[WHAT YOU NEED TO DO]:
Search the data for the word "skey" and copy out every line that has it.
━━━ MATERIAL SHOWN ━━━
# pierluigiferrari/ssd_keras

Hardware: AMD Instinct MI355X
Metric: images/sec SSD300 fwd+decode @batch32 (higher is better)
Workload: dtype f32 (decode, threshold, TF-style f32 NMS, top-k); bf16 conv backbone; 1 GPU; SSD300 VGG-16 inference (mode='inference': forward + DecodeDetections), 21 classes, batch 32 per GPU, conf 0.01 / NMS 0.45 / top-200, random-init weights, synthetic 300x300x3 uint8-range images; per_gpu_batch=32, global_batch=32, conv_dtype=bf16, parallelism=replicas x1, launch=hip_graph (forward + DecodeDetections captured once, replayed per step), decode_stream=same stream; DecodeDetections reads the head outputs directly (no y_pred in HBM)

## Files before the change

ssd_keras_amd/csrc/ssdhip_decode.hip:

```cpp
#include <hip/hip_runtime.h>
#include <stdint.h>
#include <stdlib.h>

#include "ssdhip.h"
#include "ssdhip_math.h"
#include "ssdhip_tile.h"
#include "ssdhip_heads.h"
#include "ssdhip_decode64.h"

#ifdef SSDHIP_PROFILE
__device__ unsigned long long g_prof[64];
#define PROF_DECL long long _pt = clock64(); long long _pa[12] = {0, 0, 0, 0, 0, 0, 0, 0, 0, 0, 0, 0};
#define PROF_MARK(i) { const long long _t = clock64(); _pa[i] += _t - _pt; _pt = _t; }
#define PROF_FLUSH(base) if (threadIdx.x == 0) { for (int _i = 0; _i < 12; ++_i) if (_pa[_i]) atomicAdd(&g_prof[(base) + _i], (unsigned long long)_pa[_i]); }
extern "C" int ssdhip_profile_read(unsigned long long* host_out, int reset) {
    if (hipMemcpyFromSymbol(host_out, HIP_SYMBOL(g_prof), sizeof(g_prof)) != hipSuccess) return -1;
    if (reset) { unsigned long long z[64] = {0}; if (hipMemcpyToSymbol(HIP_SYMBOL(g_prof), z, sizeof(z)) != hipSuccess) return -1; }
    return 0;
}
#else
#define PROF_DECL
#define PROF_MARK(i)
#define PROF_FLUSH(base)
#endif

namespace ssdhip {

constexpr int IDX_BITS = 20;
constexpr u32 IDX_MASK = (1u << IDX_BITS) - 1u;
constexpr int DIGIT_BITS = 13;
constexpr int NBINS = 1 << DIGIT_BITS;
constexpr int NMS_BIN_SHIFT = 14;
constexpr int NMS_NBINS = 4096;
#ifndef SSDHIP_MAX_CHUNK
#define SSDHIP_MAX_CHUNK 512
#endif
#ifndef SSDHIP_NMS_MINWAVES
#define SSDHIP_NMS_MINWAVES 3
#endif
constexpr int MAX_CHUNK = SSDHIP_MAX_CHUNK;
constexpr int KEPT_LDS = 256;
constexpr int KC_KEYS = 9216;
constexpr int TOPK_SORT_MAX = 4096;

struct DecodeParams {
    int B, N, C, L, G;
    int class_agnostic, semantics, coords, border;
    int thr_inclusive;
    float thr_eff;
    u32 thr_key;
    int iou_f32;
    int fast_ok;
    int px_f32;
    int no_nms;
    float filter_kE;
    double iou_thresh, img_w, img_h;
    int top_k, cap, cap_store, out_rows, sorted;
    int no_dma;
};

template <int SHIFT, int NB>
__device__ __forceinline__ int bin_of(u32 skey, u32 thr_key) {
    const u32 v = skey >> SHIFT, base = thr_key >> SHIFT;
    if (v <= base) return 0;
    const u32 d = v - base;
    return d > (u32)(NB - 1) ? NB - 1 : (int)d;
}
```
━━━
[YOUR RESPONSE]:
__device__ __forceinline__ int bin_of(u32 skey, u32 thr_key) {
    const u32 v = skey >> SHIFT, base = thr_key >> SHIFT;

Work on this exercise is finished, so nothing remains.